Records shown Block Start
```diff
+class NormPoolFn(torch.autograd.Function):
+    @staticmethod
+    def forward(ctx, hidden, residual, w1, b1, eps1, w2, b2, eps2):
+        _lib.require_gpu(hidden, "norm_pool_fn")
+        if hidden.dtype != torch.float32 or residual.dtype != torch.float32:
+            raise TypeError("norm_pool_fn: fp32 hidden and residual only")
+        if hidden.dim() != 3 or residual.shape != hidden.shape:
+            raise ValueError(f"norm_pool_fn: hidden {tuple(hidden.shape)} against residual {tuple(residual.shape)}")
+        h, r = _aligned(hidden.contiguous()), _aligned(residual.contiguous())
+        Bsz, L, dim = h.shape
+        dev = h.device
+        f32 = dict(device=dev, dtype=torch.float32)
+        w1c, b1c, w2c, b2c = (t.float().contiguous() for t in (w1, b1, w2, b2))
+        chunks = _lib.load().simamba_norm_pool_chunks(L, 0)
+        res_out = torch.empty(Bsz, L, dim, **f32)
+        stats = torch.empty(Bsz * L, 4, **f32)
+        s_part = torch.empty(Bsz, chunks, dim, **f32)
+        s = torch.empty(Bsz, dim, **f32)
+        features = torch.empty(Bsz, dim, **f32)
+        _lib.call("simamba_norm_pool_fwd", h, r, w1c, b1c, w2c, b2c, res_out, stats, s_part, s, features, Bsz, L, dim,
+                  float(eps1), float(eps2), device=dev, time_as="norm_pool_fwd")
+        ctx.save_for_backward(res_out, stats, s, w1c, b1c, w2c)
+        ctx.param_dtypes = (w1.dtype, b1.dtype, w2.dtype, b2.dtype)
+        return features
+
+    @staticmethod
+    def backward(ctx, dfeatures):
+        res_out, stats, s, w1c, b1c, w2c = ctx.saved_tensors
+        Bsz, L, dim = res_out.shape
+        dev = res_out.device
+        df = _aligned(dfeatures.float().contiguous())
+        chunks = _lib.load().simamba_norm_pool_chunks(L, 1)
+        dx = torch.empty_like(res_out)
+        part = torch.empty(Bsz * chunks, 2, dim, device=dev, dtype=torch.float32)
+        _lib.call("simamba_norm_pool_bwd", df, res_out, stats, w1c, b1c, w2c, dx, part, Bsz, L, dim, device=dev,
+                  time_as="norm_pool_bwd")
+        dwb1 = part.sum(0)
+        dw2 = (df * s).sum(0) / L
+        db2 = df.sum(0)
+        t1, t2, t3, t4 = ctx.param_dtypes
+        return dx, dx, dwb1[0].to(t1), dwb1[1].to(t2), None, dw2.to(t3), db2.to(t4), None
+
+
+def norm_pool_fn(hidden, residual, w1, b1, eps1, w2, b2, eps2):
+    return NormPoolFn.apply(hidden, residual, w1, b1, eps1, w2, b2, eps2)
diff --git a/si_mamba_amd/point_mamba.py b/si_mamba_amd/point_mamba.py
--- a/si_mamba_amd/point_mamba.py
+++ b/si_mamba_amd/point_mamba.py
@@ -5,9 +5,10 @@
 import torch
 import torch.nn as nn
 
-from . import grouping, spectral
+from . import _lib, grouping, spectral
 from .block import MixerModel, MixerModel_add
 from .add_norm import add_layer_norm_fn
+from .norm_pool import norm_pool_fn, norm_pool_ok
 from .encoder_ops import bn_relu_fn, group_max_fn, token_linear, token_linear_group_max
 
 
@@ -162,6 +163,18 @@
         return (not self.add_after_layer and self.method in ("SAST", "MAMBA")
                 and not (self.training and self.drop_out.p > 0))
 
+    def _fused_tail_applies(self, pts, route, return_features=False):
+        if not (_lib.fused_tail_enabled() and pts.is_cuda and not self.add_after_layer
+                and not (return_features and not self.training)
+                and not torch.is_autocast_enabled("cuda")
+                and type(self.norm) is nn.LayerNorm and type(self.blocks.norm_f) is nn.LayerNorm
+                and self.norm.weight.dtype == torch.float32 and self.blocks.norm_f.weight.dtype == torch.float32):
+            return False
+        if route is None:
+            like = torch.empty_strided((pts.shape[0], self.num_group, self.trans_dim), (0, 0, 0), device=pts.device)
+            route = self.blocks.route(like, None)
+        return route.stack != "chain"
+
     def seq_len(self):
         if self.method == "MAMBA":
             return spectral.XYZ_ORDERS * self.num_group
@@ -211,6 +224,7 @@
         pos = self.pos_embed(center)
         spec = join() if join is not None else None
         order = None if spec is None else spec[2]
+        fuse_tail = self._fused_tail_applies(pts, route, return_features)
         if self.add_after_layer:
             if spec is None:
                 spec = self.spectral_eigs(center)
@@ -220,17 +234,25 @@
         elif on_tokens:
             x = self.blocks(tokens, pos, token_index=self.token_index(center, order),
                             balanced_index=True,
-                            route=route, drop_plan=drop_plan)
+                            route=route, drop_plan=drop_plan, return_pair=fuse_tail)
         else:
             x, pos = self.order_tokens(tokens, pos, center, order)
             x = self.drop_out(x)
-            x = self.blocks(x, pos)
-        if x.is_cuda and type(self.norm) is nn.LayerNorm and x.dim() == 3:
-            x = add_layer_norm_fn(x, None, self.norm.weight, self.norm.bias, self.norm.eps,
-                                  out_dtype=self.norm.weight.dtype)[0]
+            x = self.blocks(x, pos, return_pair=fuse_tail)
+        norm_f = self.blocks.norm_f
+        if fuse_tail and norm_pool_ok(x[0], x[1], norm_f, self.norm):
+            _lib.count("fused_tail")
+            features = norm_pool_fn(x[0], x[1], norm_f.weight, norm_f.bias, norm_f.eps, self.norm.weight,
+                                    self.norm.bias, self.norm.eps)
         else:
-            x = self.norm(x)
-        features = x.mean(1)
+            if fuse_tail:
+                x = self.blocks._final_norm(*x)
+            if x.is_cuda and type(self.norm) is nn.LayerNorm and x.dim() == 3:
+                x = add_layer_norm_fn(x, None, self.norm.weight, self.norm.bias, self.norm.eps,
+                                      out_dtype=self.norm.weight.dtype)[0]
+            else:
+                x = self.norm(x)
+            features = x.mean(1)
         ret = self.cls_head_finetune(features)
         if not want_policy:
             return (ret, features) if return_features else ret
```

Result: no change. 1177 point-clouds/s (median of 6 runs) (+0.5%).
Records shown Block End
Work order
For the data above, state only how many lines include the word "from".

Task answer
6